--- About this exercise ---
All lines holding the word "void" should be located in the records and copied.

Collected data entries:
-=-=-

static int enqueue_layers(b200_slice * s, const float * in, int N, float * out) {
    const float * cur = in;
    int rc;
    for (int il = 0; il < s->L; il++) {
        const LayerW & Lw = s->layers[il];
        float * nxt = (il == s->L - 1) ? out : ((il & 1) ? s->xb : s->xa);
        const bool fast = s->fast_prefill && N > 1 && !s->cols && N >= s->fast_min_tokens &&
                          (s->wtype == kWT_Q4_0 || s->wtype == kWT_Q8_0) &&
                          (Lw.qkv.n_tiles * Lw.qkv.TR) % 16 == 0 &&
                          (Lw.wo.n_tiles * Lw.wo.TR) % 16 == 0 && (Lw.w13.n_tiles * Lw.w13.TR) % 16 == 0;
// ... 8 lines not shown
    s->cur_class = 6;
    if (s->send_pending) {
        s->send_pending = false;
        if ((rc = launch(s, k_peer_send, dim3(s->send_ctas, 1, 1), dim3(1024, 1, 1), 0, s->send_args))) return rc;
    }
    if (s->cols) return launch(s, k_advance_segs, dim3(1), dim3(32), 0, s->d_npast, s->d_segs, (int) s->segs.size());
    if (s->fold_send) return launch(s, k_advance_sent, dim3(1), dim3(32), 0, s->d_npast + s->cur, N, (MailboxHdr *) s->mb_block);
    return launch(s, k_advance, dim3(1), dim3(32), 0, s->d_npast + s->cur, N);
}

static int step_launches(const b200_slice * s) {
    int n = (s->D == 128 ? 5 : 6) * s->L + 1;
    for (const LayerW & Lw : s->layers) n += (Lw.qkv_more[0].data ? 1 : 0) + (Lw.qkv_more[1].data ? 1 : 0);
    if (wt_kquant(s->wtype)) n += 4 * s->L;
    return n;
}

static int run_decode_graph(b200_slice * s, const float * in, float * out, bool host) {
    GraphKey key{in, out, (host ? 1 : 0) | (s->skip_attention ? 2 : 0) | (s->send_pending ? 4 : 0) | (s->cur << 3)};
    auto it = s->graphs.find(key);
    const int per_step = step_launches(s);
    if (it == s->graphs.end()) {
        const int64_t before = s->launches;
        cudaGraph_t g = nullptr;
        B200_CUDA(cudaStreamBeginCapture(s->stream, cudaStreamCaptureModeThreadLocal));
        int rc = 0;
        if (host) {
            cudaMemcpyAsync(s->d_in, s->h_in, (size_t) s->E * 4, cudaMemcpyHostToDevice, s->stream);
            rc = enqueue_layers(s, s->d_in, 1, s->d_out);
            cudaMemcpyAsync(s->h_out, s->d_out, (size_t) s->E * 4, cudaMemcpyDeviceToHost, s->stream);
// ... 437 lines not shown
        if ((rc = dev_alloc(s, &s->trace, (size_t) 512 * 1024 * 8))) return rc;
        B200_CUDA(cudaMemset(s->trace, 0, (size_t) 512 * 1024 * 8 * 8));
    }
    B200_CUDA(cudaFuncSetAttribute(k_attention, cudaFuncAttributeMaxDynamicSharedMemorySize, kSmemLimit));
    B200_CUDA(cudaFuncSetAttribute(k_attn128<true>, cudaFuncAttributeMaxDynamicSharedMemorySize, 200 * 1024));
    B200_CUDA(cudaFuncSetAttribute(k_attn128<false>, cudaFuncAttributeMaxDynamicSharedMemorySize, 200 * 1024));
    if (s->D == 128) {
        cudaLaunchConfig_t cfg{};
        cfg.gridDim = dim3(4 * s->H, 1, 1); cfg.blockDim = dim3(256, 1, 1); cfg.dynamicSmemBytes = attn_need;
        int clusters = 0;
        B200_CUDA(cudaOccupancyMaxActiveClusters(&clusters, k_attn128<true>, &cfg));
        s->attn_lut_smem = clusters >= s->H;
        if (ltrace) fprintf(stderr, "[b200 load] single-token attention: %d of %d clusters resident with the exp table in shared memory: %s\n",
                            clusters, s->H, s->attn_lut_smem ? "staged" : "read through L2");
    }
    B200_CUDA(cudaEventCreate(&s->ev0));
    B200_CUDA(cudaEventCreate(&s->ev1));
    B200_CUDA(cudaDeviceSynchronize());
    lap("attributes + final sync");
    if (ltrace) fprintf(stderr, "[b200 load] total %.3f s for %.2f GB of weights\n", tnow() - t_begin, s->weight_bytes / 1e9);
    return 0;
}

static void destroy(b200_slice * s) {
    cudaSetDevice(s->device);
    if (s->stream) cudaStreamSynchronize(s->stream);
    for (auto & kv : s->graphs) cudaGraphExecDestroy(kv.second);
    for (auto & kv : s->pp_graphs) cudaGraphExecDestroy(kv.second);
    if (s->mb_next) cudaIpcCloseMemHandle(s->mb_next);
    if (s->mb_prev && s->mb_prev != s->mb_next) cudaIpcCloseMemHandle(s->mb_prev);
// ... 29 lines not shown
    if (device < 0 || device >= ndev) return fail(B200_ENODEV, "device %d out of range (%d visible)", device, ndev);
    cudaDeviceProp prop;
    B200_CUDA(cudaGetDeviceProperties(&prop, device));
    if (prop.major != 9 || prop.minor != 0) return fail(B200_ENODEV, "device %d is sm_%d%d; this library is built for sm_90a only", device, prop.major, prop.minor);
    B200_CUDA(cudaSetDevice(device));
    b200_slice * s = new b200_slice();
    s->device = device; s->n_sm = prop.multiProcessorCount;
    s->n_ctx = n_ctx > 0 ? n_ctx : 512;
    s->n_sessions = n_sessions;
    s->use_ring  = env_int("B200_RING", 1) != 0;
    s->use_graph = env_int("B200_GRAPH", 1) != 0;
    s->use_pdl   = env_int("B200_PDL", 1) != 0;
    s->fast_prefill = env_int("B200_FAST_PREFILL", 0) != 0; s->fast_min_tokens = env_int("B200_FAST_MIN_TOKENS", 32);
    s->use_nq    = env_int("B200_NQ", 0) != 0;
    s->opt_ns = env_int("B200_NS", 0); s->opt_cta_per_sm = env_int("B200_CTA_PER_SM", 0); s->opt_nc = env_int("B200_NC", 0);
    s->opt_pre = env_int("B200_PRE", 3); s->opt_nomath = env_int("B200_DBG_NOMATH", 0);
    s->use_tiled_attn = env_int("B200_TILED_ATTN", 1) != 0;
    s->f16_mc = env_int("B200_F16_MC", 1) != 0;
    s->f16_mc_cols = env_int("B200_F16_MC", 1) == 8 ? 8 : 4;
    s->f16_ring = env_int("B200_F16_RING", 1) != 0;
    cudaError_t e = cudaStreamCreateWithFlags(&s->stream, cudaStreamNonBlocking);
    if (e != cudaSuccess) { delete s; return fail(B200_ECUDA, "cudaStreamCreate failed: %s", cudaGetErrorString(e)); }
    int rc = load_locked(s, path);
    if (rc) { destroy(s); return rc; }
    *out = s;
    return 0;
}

-=-=-

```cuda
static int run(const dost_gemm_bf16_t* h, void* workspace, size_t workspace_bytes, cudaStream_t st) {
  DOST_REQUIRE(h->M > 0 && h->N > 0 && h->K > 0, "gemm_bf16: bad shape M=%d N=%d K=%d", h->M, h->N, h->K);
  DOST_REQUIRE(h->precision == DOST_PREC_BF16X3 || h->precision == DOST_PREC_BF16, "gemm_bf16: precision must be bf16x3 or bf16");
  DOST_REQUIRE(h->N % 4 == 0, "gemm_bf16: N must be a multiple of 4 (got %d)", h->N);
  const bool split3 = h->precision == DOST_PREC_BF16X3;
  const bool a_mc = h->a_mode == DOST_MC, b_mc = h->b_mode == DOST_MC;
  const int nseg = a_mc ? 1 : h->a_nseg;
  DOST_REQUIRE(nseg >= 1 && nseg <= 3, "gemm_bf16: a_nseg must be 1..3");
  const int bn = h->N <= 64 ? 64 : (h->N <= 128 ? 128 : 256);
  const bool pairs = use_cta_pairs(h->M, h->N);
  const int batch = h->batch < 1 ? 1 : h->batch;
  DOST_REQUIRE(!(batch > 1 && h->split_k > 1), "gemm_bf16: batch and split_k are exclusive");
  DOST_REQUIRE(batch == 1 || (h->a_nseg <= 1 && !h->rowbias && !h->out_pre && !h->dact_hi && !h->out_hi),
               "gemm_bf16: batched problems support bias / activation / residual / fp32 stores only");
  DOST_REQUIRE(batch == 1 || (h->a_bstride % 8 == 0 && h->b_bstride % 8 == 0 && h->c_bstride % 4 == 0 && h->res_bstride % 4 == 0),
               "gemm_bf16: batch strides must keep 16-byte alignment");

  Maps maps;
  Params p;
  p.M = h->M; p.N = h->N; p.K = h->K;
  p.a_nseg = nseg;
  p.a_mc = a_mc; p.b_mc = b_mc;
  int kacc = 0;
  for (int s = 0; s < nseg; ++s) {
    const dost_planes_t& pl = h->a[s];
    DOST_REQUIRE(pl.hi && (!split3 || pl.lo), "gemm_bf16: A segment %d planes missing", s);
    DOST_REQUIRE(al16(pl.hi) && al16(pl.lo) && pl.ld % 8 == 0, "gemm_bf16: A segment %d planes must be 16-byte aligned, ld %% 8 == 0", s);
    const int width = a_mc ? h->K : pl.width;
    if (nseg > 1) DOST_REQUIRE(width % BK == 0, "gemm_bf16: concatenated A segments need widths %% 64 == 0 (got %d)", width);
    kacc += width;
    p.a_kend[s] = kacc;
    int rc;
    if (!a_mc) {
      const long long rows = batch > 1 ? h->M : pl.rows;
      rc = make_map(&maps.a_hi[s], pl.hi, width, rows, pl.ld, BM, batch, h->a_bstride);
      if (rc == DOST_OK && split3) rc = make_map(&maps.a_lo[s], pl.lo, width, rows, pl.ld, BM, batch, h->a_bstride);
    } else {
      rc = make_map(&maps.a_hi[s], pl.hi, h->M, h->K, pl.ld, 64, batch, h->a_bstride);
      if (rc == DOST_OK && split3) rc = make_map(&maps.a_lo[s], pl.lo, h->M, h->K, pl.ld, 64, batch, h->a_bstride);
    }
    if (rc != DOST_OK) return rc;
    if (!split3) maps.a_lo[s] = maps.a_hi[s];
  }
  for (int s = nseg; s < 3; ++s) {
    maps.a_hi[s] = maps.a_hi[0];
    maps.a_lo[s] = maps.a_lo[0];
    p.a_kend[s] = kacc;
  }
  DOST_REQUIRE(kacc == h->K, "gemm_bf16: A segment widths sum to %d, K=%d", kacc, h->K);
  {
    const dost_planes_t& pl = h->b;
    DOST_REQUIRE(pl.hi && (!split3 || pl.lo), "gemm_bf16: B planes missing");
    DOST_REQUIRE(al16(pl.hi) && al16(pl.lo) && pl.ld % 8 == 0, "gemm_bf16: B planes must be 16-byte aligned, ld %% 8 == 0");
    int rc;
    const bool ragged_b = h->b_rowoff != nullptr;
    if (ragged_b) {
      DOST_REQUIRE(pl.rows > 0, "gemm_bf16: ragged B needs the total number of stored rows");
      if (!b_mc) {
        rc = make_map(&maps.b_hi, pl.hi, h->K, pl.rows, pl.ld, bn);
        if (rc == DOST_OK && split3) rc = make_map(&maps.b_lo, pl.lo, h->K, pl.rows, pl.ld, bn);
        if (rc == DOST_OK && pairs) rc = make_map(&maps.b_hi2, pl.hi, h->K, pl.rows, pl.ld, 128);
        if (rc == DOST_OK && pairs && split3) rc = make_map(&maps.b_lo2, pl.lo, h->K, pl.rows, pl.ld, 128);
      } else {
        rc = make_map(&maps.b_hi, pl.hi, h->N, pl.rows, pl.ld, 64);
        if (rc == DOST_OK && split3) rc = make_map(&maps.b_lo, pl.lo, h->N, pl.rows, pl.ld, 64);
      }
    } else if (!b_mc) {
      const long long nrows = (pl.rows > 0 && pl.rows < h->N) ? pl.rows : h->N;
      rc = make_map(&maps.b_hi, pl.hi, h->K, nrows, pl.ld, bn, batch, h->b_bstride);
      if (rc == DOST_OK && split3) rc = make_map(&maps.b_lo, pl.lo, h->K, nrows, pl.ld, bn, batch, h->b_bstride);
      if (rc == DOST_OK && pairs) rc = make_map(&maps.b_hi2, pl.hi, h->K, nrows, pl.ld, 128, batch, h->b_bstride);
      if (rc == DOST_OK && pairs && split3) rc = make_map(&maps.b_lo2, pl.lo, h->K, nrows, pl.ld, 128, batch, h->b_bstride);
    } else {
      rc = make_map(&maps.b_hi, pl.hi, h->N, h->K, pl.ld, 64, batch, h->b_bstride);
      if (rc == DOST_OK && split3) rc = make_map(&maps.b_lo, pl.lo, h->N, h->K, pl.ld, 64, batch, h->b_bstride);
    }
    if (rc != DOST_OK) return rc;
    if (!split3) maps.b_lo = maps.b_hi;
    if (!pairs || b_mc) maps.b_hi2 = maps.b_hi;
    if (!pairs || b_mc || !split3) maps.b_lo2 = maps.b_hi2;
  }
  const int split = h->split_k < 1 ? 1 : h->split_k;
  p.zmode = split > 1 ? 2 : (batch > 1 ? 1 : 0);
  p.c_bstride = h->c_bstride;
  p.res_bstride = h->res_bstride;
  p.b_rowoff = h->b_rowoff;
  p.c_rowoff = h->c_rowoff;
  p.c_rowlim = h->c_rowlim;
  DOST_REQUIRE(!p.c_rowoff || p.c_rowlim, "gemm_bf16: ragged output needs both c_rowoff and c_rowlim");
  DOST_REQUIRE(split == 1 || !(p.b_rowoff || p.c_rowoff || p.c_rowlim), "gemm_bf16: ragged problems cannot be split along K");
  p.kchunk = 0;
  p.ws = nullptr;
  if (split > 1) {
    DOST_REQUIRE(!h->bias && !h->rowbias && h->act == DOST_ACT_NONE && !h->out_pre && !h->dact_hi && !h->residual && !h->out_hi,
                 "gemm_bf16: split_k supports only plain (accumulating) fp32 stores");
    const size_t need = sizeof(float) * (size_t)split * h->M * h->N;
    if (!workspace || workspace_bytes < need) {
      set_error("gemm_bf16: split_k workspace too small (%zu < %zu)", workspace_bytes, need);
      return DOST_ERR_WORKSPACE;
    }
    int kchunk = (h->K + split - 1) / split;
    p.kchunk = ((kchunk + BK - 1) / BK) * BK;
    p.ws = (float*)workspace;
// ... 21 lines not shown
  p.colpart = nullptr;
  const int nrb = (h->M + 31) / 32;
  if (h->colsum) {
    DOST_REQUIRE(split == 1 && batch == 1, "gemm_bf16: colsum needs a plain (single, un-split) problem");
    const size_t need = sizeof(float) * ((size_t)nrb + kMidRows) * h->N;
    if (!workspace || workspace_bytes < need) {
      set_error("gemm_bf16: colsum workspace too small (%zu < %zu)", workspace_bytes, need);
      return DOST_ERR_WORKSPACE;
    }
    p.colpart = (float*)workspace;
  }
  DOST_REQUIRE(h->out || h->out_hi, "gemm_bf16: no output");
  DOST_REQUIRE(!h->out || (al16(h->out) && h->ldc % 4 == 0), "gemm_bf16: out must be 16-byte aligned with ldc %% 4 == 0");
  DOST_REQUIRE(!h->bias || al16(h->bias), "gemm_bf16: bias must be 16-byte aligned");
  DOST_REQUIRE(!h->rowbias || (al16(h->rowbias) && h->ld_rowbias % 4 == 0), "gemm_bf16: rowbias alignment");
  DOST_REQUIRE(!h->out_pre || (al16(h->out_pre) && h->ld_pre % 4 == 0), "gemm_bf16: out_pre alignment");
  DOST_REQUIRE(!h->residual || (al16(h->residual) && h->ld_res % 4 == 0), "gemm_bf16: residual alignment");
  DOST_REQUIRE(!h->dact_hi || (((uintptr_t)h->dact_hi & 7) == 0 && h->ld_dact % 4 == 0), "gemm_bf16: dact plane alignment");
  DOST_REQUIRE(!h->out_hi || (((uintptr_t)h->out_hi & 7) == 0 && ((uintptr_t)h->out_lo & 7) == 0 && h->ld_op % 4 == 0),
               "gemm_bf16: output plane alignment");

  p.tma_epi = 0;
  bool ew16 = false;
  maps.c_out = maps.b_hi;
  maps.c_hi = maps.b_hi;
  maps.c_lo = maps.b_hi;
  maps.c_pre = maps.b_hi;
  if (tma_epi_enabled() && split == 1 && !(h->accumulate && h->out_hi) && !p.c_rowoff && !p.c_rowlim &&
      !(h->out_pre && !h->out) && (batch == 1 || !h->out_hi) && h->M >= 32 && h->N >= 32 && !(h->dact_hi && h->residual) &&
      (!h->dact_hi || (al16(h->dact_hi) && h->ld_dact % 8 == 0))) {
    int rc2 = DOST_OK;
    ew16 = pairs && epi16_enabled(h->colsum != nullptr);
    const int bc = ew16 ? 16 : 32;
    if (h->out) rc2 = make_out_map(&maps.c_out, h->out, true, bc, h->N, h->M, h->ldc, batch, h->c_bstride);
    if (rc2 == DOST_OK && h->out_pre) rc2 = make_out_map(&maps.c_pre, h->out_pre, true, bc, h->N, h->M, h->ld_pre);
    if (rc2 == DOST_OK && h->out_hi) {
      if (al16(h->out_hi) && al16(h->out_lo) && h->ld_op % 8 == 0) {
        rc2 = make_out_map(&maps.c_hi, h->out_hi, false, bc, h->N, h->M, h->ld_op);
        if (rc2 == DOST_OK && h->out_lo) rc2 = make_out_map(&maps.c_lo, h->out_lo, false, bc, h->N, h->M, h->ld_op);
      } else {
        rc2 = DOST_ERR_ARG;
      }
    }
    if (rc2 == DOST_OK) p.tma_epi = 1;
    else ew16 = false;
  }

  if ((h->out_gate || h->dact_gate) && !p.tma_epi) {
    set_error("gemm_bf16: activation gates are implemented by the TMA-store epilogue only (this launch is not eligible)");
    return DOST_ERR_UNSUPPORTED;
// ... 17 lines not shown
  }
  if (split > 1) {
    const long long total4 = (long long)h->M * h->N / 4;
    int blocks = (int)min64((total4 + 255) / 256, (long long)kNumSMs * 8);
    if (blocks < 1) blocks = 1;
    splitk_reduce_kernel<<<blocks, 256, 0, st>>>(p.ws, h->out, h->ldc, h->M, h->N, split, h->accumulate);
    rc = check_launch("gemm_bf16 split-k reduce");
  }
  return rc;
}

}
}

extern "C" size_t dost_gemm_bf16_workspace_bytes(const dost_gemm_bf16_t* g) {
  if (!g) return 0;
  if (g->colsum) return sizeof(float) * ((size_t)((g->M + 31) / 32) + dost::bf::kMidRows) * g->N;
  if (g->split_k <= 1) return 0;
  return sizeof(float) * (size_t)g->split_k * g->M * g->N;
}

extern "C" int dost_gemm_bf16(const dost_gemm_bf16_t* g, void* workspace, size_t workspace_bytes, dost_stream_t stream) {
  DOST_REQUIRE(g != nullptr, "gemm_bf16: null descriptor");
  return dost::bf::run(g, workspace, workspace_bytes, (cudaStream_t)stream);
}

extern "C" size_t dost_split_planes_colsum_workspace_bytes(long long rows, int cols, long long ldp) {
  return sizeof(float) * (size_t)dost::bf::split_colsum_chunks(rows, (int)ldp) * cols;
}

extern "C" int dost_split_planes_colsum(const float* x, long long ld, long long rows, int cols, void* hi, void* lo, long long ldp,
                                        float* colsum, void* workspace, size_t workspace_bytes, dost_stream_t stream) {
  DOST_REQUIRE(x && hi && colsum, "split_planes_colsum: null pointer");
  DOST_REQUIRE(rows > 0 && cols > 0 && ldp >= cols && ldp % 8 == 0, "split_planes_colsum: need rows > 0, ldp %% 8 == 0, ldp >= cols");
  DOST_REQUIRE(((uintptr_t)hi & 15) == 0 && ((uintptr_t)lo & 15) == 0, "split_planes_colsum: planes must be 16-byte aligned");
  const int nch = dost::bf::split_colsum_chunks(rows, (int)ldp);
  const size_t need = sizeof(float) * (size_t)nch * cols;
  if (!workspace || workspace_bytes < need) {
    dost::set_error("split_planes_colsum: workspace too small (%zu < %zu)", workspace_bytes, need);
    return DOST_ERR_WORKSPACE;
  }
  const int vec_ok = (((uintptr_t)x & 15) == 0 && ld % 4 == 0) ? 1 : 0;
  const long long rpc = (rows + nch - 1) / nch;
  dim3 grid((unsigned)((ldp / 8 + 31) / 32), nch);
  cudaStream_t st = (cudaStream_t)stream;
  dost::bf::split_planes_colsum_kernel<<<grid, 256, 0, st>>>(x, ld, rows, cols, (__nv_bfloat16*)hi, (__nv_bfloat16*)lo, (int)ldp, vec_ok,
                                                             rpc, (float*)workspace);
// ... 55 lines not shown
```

-=-=-

--- Worked solution ---
static void destroy(b200_slice * s) {
static int run(const dost_gemm_bf16_t* h, void* workspace, size_t workspace_bytes, cudaStream_t st) {
extern "C" int dost_gemm_bf16(const dost_gemm_bf16_t* g, void* workspace, size_t workspace_bytes, dost_stream_t stream) {
extern "C" int dost_split_planes_colsum(const float* x, long long ld, long long rows, int cols, void* hi, void* lo, long long ldp,
                                        float* colsum, void* workspace, size_t workspace_bytes, dost_stream_t stream) {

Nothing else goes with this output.